Adam Hughes Adam Hughes - 3 months ago 12
Python Question

Python regex similar expressions

I have a file with two different types of data I'd like to parse with a regex; however, the data is similar enough that I can't find the correct way to distinguish it.

Some lines in my file are of form:

AED=FRI
AFN=FRI:SAT
AMD=SUN:SAT


Other lines are of form

AED=20180823
AMD=20150914
AMD=20150921


The remaining lines are headers and I'd like to discard them.
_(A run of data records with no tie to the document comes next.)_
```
template <int HEAD, int MID, bool CULL, int MODE, bool FRCP>
__global__ void __launch_bounds__(256, MODE == MODE_BWD ? STP_BWD_WAVES : (HEAD == 4 && MID == 8 && FRCP) ? STP_FWD_WAVES : 4) render_hier_kernel(const RenderArgs a)
{
    constexpr bool FRESH_QUAD = MODE != MODE_BWD && HEAD == 4 && MID == 8 && FRCP && STP_FWD_WAVES >= 5 && CULL;
    constexpr bool BACKWARD = MODE == MODE_BWD;
    constexpr bool RECORD = MODE == MODE_FWD_RECORD;
    constexpr bool DEPTHVIZ = MODE == MODE_FWD_DEPTH;
    constexpr bool USE_POS = true;
    extern __shared__ __attribute__((aligned(16))) char smem[];
    constexpr int OLDN = (MID - 4) / 4;

    const int lane = (int)(threadIdx.x & 63);
    const int w = __builtin_amdgcn_readfirstlane((int)(threadIdx.x >> 6));
    const int s = lane >> 4;
    const int x = lane & 15;
    const int m = x >> 2;
    const int q = x & 3;

    const int rows = a.ty1 - a.ty0;
    const int t = a.tile_order ? (int)a.tile_order[blockIdx.x] : hier_remap_tile((int)blockIdx.x, a.gx * rows);
    const int tile_x = t % a.gx, tile_y = a.ty0 + t / a.gx;
    const uint2 range = a.ranges[tile_y * a.gx + tile_x];
    if constexpr (BACKWARD) {
        if (a.flag_mode == 1 && a.tile_flags[tile_y * a.gx + tile_x] == 0u) return;
    }

    const int cx = tile_x * TILE + 4 * s, cy = tile_y * TILE + 4 * w;
    const int px = cx + 2 * (m & 1) + (q & 1), py = cy + 2 * (m >> 1) + (q >> 1);
    const bool inside = px < a.W && py < a.H;
    bool active = inside;
    if constexpr (!BACKWARD) {
        if (range.y <= range.x) {
            if (inside) {
                const size_t N = (size_t)a.W * a.H, pid = (size_t)a.W * py + px;
                a.final_T[pid] = 1.0f;
                if constexpr (RECORD) a.n_contrib[pid] = 0u;
                if constexpr (DEPTHVIZ) { a.out_color[pid] = 0.0f; a.out_color[N + pid] = 1.0f; }
                else { a.out_color[pid] = a.bg[0]; a.out_color[N + pid] = a.bg[1]; a.out_color[2 * N + pid] = a.bg[2]; }
            }
            return;
        }
    }
    if constexpr (MODE == MODE_FWD || MODE == MODE_FWD_RECORD) {
        const int n = (int)(range.y - range.x);
        if (a.fused_gather && n <= TS_SMALL) {
            tile_sort_gather_lds(a.gather, reinterpret_cast<uint64_t*>(smem), tile_y * a.gx + tile_x, range, n, (int)threadIdx.x);
            __threadfence_block();
            __syncthreads();
        }
    }

    const int st = w * 4 + s;
    auto fresh_lane = [&]() __attribute__((always_inline)) -> int {
        int l;
        asm volatile("v_mbcnt_lo_u32_b32 %0, -1, 0\n\tv_mbcnt_hi_u32_b32 %0, -1, %0" : "=v"(l));
        return l;
    };
#define STP_ROW_VIEW(L)                                                                                                  \
    const int lrow_ = (L);                                               \
    const int x = lrow_ & 15;                                                                                            \
    const int st_r = w * 4 + (lrow_ >> 4);                                                                               \
    float* const tk = reinterpret_cast<float*>(smem + HierLds::tail_key()) + st_r * 64;                                  \
    int* const ti = reinterpret_cast<int*>(smem + HierLds::tail_id()) + st_r * 64;                                       \
    float* const nk = reinterpret_cast<float*>(smem + HierLds::new_key()) + st_r * 32;                                   \
    int* const ni = reinterpret_cast<int*>(smem + HierLds::new_id()) + st_r * 32;                                        \
    int* const fifo = reinterpret_cast<int*>(smem + HierLds::fifo(MID)) + st_r * FIFO_GROUPS * 16;
    struct QuadView { int q; float* mk; int* mi; int* hfifo; };
#define STP_QUAD_VIEW(L)                                                                                                 \
    const int lquad_ = (L);                                              \
    const int q = lquad_ & 3;                                                                                            \
    const uint32_t qi_ = (uint32_t)(w * 16) + ((uint32_t)lquad_ >> 2);                                                   \
    const uint32_t qmid_ = (MID & (MID - 1)) == 0 ? qi_ << __builtin_ctz(MID) : qi_ * (uint32_t)MID;  \
    float* const mk = reinterpret_cast<float*>(smem + HierLds::mid_key()) + qmid_;                                       \
    int* const mi = reinterpret_cast<int*>(smem + HierLds::mid_id(MID)) + qmid_;                                         \
    float* const mray = reinterpret_cast<float*>(smem + HierLds::mid_rays(MID)) + (qi_ << 2);                            \
    int* const hfifo = reinterpret_cast<int*>(smem + HierLds::hfifo(MID)) + (qi_ << __builtin_ctz(HF_CAP));             \
    const QuadView qv{q, mk, mi, hfifo}; (void)qv; (void)mray;

    const float3 cam = make_float3(a.cam[0], a.cam[1], a.cam[2]);
    const float3 pix_dir = view_ray(a.inv_vp, cam, (float)px, (float)py, a.W, a.H);
    if (q == 0) {
        float* const mray = reinterpret_cast<float*>(smem + HierLds::mid_rays(MID)) + (st * 4 + m) * 4;
        const float3 md = view_ray(a.inv_vp, cam, (float)cx + 0.5f + 2.0f * (float)(m & 1), (float)cy + 0.5f + 2.0f * (float)(m >> 1), a.W, a.H);
        mray[0] = md.x; mray[1] = md.y; mray[2] = md.z; mray[3] = 0.0f;
    }
#define STP_STAGE_VIEW(L)                                                                                                \
    const int lstage_ = (L);                                             \
    const int half = lstage_ >> 5, e = lstage_ & 31;                                                                           \
    const int sxA = tile_x * TILE + 4 * (2 * half), sxB = sxA + 4;                                                       \
    float* const tray = reinterpret_cast<float*>(smem + HierLds::rays(MID)) + (w * 2 + half) * 8;                        \
    float* const nkA = reinterpret_cast<float*>(smem + HierLds::new_key()) + (w * 4 + 2 * half) * 32;                    \
    int* const niA = reinterpret_cast<int*>(smem + HierLds::new_id()) + (w * 4 + 2 * half) * 32;
    {
    STP_STAGE_VIEW(lane)
    if (e == 0) {
        const float3 tA = view_ray(a.inv_vp, cam, (float)sxA + 1.5f, (float)cy + 1.5f, a.W, a.H);
        const float3 tB = view_ray(a.inv_vp, cam, (float)sxB + 1.5f, (float)cy + 1.5f, a.W, a.H);
        tray[0] = tA.x; tray[1] = tA.y; tray[2] = tA.z; tray[3] = 0.0f;
        tray[4] = tB.x; tray[5] = tB.y; tray[6] = tB.z; tray[7] = 0.0f;
    }
    }
    wave_sync();

    unsigned long long* const acc = reinterpret_cast<unsigned long long*>(smem + HierLds::acc(MID));
    int* const tag = reinterpret_cast<int*>(smem + HierLds::tag(MID));
    int* const dirty = reinterpret_cast<int*>(smem + HierLds::dirty(MID));
    int* const ring = reinterpret_cast<int*>(smem + HierLds::ring(MID));
    int* const ring_cs = reinterpret_cast<int*>(smem + HierLds::ring_cs(MID));
    unsigned int* const wave_mask = reinterpret_cast<unsigned int*>(smem + HierLds::wave_mask(MID));
    const float4* const eA = a.entA + range.x;
    const float4* const eB = a.entB + range.x;
    const float4* const eC = a.entC + range.x;
    const float4* const eD = a.entD + range.x;
    const float4* const eF = a.entF + range.x;
    const int list_last = max((int)(range.y - range.x) - 1, 0);
    auto ent_row = [&](const float4* base, int pos) __attribute__((always_inline)) -> float4 {
        return *reinterpret_cast<const float4*>(reinterpret_cast<const char*>(base) + ((uint32_t)pos << 4));
    };
    int staged = 0;
    int ccount = 0;
    auto to_id = [&](int v) __attribute__((always_inline)) -> int {
        if constexpr (!USE_POS) return v;
        else {
            int r = ring[v & (BWD_RING - 1)];
            const bool old = v >= 0 && v < staged - BWD_RING;
            if (__builtin_expect(__any(old), 0)) {
                if (old) r = (int)a.point_list[range.x + min(v, list_last)];
            }
            return v < 0 ? -1 : r;
        }
    };
    if constexpr (BACKWARD) {
        for (int i = (int)threadIdx.x; i < BWD_WIN; i += 256) {
            tag[i] = -1;
            dirty[i] = 0;
#pragma unroll
            for (int k = 0; k < 9; k++) acc[k * BWD_WIN + i] = 0ull;
        }
        __syncthreads();
    }

    char* const log_wave = RECORD ? log_wave_slice(a.blend_log, tile_y * a.gx + tile_x, __builtin_amdgcn_readfirstlane(w), a.log_depth) : nullptr;
    const uint32_t log_cap2 = 2u * (uint32_t)a.log_depth;
    const uint32_t log_lane16 = (uint32_t)lane << LOG_PIECE_SHIFT;
    uint32_t log_j2 = 0u;
    auto log_append = [&](bool upd, int pay) __attribute__((always_inline)) {
        *reinterpret_cast<log_t*>(log_wave + log_record_offset<false>(min(log_j2, log_cap2), log_lane16)) = (log_t)pay;
        log_j2 += upd ? 2u : 0u;
    };
    auto log_records = [&]() __attribute__((always_inline)) -> int { return (int)(log_j2 >> 1); };
    auto log_finish = [&]() __attribute__((always_inline)) {};

    Window<HEAD> head;
    if constexpr (BACKWARD) head.init(); else head.init_padded();
    FwdPixel fp;
    BwdPixel bp;
    if constexpr (BACKWARD) init_bwd_pixel(bp, a, inside, px, py);
    else init_fwd_pixel(fp);

    int n_tail = 0;
    int n_mid = 0;
    int mid_pending = 0;

    float wave_md = 0.0f;
    if constexpr (BACKWARD) {
        wave_md = fmaxf(fmaxf(fabsf(bp.dL_dpix[0]), fabsf(bp.dL_dpix[1])), fabsf(bp.dL_dpix[2]));
#pragma unroll
        for (int off = 32; off > 0; off >>= 1) wave_md = fmaxf(wave_md, __shfl_xor(wave_md, off));
        if (lane == 0) wave_mask[w] = __float_as_uint(wave_md);
        __syncthreads();
        wave_md = fmaxf(fmaxf(__uint_as_float(wave_mask[0]), __uint_as_float(wave_mask[1])),
                        fmaxf(__uint_as_float(wave_mask[2]), __uint_as_float(wave_mask[3])));
        __syncthreads();
    }
    int md_exp = 0;
    if (wave_md > 0.0f && wave_md < 3.0e38f) (void)frexpf(wave_md, &md_exp);
    const double fx_scale = ldexp(1.0, 31 - md_exp), fx_inv = ldexp(1.0, md_exp - 31);
    const float fx_cap = ldexpf(1.0f, min(md_exp + 20, 126));
    auto accumulate = [&](int pos, int id, const float (&g_in)[9]) __attribute__((always_inline)) {
        float g[9];
#pragma unroll
        for (int k = 0; k < 9; k++) g[k] = g_in[k];
        const unsigned long long here = __ballot(1);
        bool mine = true;
        if (((here >> (lane & ~3)) & 0xFull) == 0xFull) {
            const int p0 = quad_bcast_i<0>(pos), p1 = quad_bcast_i<1>(pos), p2 = quad_bcast_i<2>(pos), p3 = quad_bcast_i<3>(pos);
            if (p0 == p1 && p0 == p2 && p0 == p3) {
#pragma unroll
                for (int k = 0; k < 9; k++) {
                    g[k] += __int_as_float(__builtin_amdgcn_mov_dpp(__float_as_int(g[k]), 0xB1, 0xF, 0xF, true));
                    g[k] += __int_as_float(__builtin_amdgcn_mov_dpp(__float_as_int(g[k]), 0x4E, 0xF, 0xF, true));
                }
                mine = q == 0;
            }
        }
        if (!mine) return;
        int cs = -1;
        if (pos >= staged - BWD_RING) cs = ring_cs[pos & (BWD_RING - 1)];
        float gmax = fabsf(g[0]);
#pragma unroll
        for (int k = 1; k < 9; k++) gmax = fmaxf(gmax, fabsf(g[k]));
        if (cs >= 0 && tag[cs] == pos && gmax < fx_cap) {
#pragma unroll
            for (int k = 0; k < 9; k++) {
                const double t = fma((double)g[k], fx_scale, 6755399441055744.0);
                const long long qv = __double_as_longlong(t) - 0x4338000000000000ll;
                atomicAdd(&acc[k * BWD_WIN + cs], (unsigned long long)qv);
            }
            dirty[cs] = 1;
        } else {
#pragma unroll
            for (int k = 0; k < 9; k++) atomicAdd(grad_slot(a, id, k), g[k]);
        }
    };
    auto flush_slot = [&](int cs, int first, int last) __attribute__((always_inline)) {
        if (dirty[cs]) {
            const int old_id = to_id(tag[cs]);
            for (int k = first; k < last; k++) {
                const long long v = (long long)acc[k * BWD_WIN + cs];
                acc[k * BWD_WIN + cs] = 0ull;
                if (v != 0) atomicAdd(grad_slot(a, old_id, k), (float)((double)v * fx_inv));
            }
        }
    };
    auto flush_all = [&]() __attribute__((always_inline)) {
        __syncthreads();
        for (int cs = (int)threadIdx.x; cs < BWD_WIN; cs += 256) flush_slot(cs, 0, 9);
    };

    int front_key = -1;
    float front_col[3] = {0.0f, 0.0f, 0.0f};
    FrontData front_fd{};
    int front_gid = -1;
    auto refresh_front = [&]() __attribute__((always_inline)) {
        if (active && head.num > 0 && head.id[0] != front_key) {
            front_key = head.id[0];
            if constexpr (BACKWARD) {
                front_gid = to_id(front_key);
                front_fd = load_front(a, front_gid);
            } else {
                front_gid = to_id(front_key);
#pragma unroll
                for (int ch = 0; ch < 3; ch++) front_col[ch] = a.features[3 * (size_t)front_gid + ch];
            }
        }
    };
    auto blend_front = [&]() __attribute__((always_inline)) {
        if (!active) { head.num--; return; }
        bool ok;
        if constexpr (BACKWARD) {
            float g[9];
            if (head.id[0] != front_key) refresh_front();
            ok = blend_backward_terms(bp, a, px, py, front_fd, head.store[0], g);
            if (ok) accumulate(head.id[0], front_gid, g);
        } else {
            if (head.id[0] != front_key) refresh_front();
            ok = blend_forward_c(fp, front_col, head.store[0]);
            if constexpr (RECORD) {
                log_append(ok, head.id[0]);
            }
        }
        if (!ok) { active = false; head.num--; return; }
        head.pop();
    };

    float pend_w = 0.0f;
    float pend_c[3] = {0.0f, 0.0f, 0.0f};
    float depth_acc = 0.0f;
    auto pop_forward = [&]() __attribute__((always_inline)) {
#pragma unroll
        for (int ch = 0; ch < 3; ch++) fp.C[ch] = fmaf(pend_w, pend_c[ch], fp.C[ch]);
        const float alpha0 = head.store[0];
        const float test_T = fp.T * (1.0f - alpha0);
        const bool doing = active && !(head.depth[0] < 0.0f);
        const bool upd = doing && !(test_T < T_THRESHOLD);
        const int pay = head.id[0];
        const float4 colr = *reinterpret_cast<const float4*>(reinterpret_cast<const char*>(eF) + ((uint32_t)pay << 4));
        pend_c[0] = colr.x; pend_c[1] = colr.y; pend_c[2] = colr.z;
        pend_w = upd ? alpha0 * fp.T : 0.0f;
        if constexpr (DEPTHVIZ) depth_acc += upd ? head.depth[0] * alpha0 * fp.T : 0.0f;
        fp.T = upd ? test_T : fp.T;
        if constexpr (RECORD) {
            log_append(upd, pay);
        }
        active = active && (upd || !doing);
    };

    auto feed_one = [&](int cid, float3 p0, float3 p1, float3 p2, float4 co, float2 xy) __attribute__((always_inline)) {
        const float depth = depth_along_ray<FRCP>(p0, p1, p2, pix_dir);
        const float dx = xy.x - (float)px, dy = xy.y - (float)py;
        const float power = blend_power(dx, dy, co);
        if constexpr (BACKWARD) {
            if (!active || depth < 0.0f) return;
            if (power > 0.0f) return;
            const float G = exp_blend(power);
            const float alpha = fminf(0.99f, co.w * G);
            if (alpha < ALPHA_THRESHOLD) return;
            head.insert(depth, cid, G);
        } else {
            const float G = exp_blend(power);
            const float alpha = fminf(0.99f, co.w * G);
            const bool pass = active && cid != -1 && !(depth < 0.0f) && !(power > 0.0f) && !(alpha < ALPHA_THRESHOLD);
            head.insert_if(pass, depth, cid, alpha);
        }
    };

    auto feed4_from = [&](const int fid) __attribute__((always_inline)) {
        int pf = 0;
        float4 c0 = make_float4(0, 0, 0, 0), c1 = c0, c2 = c0, co = c0;
        float2 xy = make_float2(0, 0);
        float4 eAq = c0, eBq = c0, eCq = c0, eDq = c0;
        if constexpr (BACKWARD) {
            const int gid_f = to_id(fid);
            if (fid != -1) {
                c0 = a.cov3D_inv[3 * (size_t)gid_f + 0];
                c1 = a.cov3D_inv[3 * (size_t)gid_f + 1];
                c2 = a.cov3D_inv[3 * (size_t)gid_f + 2];
                co = a.conic_opacity[gid_f];
                xy = a.means2D[gid_f];
            }
        } else {
            pf = min(max(fid, 0), list_last);
            eAq = ent_row(eA, pf); eBq = ent_row(eB, pf); eCq = ent_row(eC, pf); eDq = ent_row(eD, pf);
        }
#define STP_FEED(I)                                                                                                     \
    {                                                                                                                   \
                                                                            \
        if constexpr (BACKWARD) { if (head.num >= HEAD) blend_front(); }                                                \
        else pop_forward();                                                                                             \
        const int cid = quad_bcast_i<I>(BACKWARD ? fid : pf);                                                           \
        if constexpr (!BACKWARD) {          \
            if constexpr (I == 0) {                   \
                eDq.w = fid < 0 ? 0.0f : eDq.w;                                                                         \
                dpp_hazard_guard_on(eDq.w);                             \
            } else dpp_hazard_guard();                                                                                  \
            const float depth = depth_along_ray_quad_ent<I, FRCP>(eAq, eBq, eCq, pix_dir);                              \
            const float dx = quad_sub<I>(eCq.y, (float)px), dy = quad_sub<I>(eCq.z, (float)py);                         \
            const float power = blend_power_quad<I>(dx, dy, eDq);                                                       \
            const float alpha = min_099(quad_mul<I>(eDq.w, exp_blend(power)));                                          \
            const bool pass = active && !(depth < 0.0f) && !(power > 0.0f) && !(alpha < ALPHA_THRESHOLD);               \
            head.replace_front(pass, pass ? depth : -FLT_MAX, cid, alpha);                                              \
        } else if (cid != -1) {                                                                                         \
            const float3 b0 = make_float3(quad_bcast<I>(c0.x), quad_bcast<I>(c0.y), quad_bcast<I>(c0.z));               \
            const float3 b1 = make_float3(quad_bcast<I>(c1.x), quad_bcast<I>(c1.y), quad_bcast<I>(c1.z));               \
            const float3 b2 = make_float3(quad_bcast<I>(c2.x), quad_bcast<I>(c2.y), quad_bcast<I>(c2.z));               \
            const float4 bco = make_float4(quad_bcast<I>(co.x), quad_bcast<I>(co.y), quad_bcast<I>(co.z), quad_bcast<I>(co.w)); \
            const float2 bxy = make_float2(quad_bcast<I>(xy.x), quad_bcast<I>(xy.y));                                   \
            feed_one(cid, b0, b1, b2, bco, bxy);                                                                        \
        }                                                                                                               \
// ... 491 lines not shown
```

For example

[HEADER: BUSINESS DATE=20160831]


My solution attempt so far is to match first three capital letters and an equal sign,

r'\b[A-Z]{3}=\b'


but after that I'm not sure how to distinguish between dates (eg 20180823) and days (eg FRI:SAT:SUN).

The results I'd expect from these parsing functions:

Regex weekday_rx = new Regex(<EXPRESSION FOR TYPES LIKE AED=FRI>);
Regex date_rx = new Regex(<EXPRESSION FOR TYPES LIKE AED=20160816>);


weekdays = [weekday_rx.Match(line) for line in infile.read()]
dates = [date_rx.Match(line) for line in infile.read()]

Answer
r'\S*\d$' 

Will match all non-whitespace characters that end in a digit

Will match AED=20180823

r'\S*[a-zA-Z]$'

Matches all non-whitespace characters that end in a letter.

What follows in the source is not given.